** Opening The data block **
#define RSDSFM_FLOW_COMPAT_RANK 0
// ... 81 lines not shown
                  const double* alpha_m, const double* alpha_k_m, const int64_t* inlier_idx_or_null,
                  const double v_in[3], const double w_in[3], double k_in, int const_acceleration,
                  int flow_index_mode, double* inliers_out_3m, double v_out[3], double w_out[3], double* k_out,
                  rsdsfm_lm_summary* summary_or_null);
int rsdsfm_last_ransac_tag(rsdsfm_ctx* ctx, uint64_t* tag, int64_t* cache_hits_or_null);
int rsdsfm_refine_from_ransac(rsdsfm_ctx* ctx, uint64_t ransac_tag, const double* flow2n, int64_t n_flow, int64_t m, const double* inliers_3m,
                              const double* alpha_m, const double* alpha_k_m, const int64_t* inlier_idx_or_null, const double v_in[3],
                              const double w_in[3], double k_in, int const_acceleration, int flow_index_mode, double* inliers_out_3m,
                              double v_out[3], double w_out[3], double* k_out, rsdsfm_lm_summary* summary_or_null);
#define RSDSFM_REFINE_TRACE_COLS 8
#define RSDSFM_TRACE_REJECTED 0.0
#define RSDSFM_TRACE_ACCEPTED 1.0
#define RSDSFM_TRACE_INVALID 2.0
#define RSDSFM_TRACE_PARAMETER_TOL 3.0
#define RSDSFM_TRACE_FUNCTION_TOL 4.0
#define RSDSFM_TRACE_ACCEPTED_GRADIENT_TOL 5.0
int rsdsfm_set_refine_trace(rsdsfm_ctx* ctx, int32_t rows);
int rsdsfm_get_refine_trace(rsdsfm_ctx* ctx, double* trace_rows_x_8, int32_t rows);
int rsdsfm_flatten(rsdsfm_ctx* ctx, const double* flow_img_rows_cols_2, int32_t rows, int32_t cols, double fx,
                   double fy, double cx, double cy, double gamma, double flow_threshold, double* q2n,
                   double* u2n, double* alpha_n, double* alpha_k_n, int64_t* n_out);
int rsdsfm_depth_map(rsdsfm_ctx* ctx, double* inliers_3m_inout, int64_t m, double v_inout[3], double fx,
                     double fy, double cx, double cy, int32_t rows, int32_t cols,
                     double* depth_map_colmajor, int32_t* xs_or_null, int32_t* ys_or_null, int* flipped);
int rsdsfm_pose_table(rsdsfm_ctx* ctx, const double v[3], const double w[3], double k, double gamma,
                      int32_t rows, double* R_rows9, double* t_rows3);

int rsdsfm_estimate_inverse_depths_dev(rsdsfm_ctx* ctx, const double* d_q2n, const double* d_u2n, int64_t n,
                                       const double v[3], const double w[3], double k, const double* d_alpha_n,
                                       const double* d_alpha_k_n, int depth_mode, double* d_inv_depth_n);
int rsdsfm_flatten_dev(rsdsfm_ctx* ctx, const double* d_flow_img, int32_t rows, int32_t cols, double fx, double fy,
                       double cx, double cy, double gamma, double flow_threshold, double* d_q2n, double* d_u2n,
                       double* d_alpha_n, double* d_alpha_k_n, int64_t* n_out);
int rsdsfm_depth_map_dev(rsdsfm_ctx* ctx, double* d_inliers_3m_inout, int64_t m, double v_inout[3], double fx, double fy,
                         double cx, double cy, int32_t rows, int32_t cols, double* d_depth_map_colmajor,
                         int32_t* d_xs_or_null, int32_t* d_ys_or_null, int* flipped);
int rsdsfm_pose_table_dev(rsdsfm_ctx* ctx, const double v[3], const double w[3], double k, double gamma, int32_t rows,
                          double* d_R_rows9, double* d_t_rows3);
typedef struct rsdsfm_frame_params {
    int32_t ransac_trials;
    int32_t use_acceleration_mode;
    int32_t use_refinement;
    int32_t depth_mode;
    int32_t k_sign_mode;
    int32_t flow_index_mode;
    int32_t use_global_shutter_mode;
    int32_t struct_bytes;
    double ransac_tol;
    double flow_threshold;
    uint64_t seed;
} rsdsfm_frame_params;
** Closing The data block **
** Opening The data block **
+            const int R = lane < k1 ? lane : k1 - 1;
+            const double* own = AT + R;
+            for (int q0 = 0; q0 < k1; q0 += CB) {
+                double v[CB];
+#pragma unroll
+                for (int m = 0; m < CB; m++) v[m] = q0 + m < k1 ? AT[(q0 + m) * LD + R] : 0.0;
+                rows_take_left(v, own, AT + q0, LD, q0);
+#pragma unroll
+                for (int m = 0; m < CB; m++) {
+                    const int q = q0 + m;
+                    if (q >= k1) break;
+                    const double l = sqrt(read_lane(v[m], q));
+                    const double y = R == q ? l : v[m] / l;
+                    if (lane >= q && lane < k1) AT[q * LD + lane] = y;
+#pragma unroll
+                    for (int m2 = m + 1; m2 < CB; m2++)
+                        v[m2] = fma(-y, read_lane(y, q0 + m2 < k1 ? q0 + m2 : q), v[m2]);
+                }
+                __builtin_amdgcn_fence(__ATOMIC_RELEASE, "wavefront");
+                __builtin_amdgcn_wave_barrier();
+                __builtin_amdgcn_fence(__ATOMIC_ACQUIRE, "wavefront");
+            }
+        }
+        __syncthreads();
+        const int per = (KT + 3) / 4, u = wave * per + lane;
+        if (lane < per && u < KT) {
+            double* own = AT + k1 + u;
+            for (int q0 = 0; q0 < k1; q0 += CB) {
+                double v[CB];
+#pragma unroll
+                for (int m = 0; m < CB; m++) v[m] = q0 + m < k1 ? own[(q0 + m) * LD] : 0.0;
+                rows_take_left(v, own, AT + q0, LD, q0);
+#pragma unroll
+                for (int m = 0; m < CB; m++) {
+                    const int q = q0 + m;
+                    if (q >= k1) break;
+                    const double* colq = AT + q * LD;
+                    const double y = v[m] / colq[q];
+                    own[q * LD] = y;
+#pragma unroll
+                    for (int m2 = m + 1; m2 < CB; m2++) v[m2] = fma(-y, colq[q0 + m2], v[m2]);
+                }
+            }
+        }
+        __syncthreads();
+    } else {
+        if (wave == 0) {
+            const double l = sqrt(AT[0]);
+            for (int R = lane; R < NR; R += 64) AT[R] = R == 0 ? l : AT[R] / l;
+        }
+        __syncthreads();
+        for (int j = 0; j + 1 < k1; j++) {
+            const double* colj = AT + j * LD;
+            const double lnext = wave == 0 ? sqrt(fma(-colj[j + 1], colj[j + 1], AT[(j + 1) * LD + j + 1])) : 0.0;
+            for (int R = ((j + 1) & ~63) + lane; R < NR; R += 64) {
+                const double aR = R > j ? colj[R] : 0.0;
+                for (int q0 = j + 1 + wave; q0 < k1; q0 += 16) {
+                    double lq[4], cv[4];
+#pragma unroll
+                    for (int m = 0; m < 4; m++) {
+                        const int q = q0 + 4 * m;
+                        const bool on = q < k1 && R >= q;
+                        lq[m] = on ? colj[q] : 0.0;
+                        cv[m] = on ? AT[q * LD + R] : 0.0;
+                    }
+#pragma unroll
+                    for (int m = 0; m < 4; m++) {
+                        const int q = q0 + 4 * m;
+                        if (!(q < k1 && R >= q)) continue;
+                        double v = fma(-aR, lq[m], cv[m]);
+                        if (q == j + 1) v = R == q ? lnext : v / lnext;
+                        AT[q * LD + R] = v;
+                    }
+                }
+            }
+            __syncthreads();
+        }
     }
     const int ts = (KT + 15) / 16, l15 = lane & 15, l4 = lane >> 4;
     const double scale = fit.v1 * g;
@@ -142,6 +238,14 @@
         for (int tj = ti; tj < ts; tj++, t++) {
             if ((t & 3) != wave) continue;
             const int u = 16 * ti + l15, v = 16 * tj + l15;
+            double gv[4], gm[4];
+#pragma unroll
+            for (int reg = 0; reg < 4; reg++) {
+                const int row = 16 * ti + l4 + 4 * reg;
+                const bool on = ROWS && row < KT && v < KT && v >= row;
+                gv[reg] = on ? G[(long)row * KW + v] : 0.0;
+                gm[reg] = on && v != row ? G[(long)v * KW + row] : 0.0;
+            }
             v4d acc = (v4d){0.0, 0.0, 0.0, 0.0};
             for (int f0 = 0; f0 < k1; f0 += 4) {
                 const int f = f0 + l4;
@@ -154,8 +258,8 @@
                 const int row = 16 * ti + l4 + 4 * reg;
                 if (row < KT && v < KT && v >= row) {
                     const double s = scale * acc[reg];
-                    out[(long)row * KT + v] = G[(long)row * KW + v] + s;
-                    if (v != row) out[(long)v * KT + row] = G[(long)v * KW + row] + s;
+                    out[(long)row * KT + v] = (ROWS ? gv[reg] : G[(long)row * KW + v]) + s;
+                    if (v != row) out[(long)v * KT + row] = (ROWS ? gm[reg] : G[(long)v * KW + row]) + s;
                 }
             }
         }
** Closing The data block **
• _The problem_
Every line above in which the word "bool" is present must be copied into the answer.

• _Your response_
+                        const bool on = q < k1 && R >= q;
+                const bool on = ROWS && row < KT && v < KT && v >= row;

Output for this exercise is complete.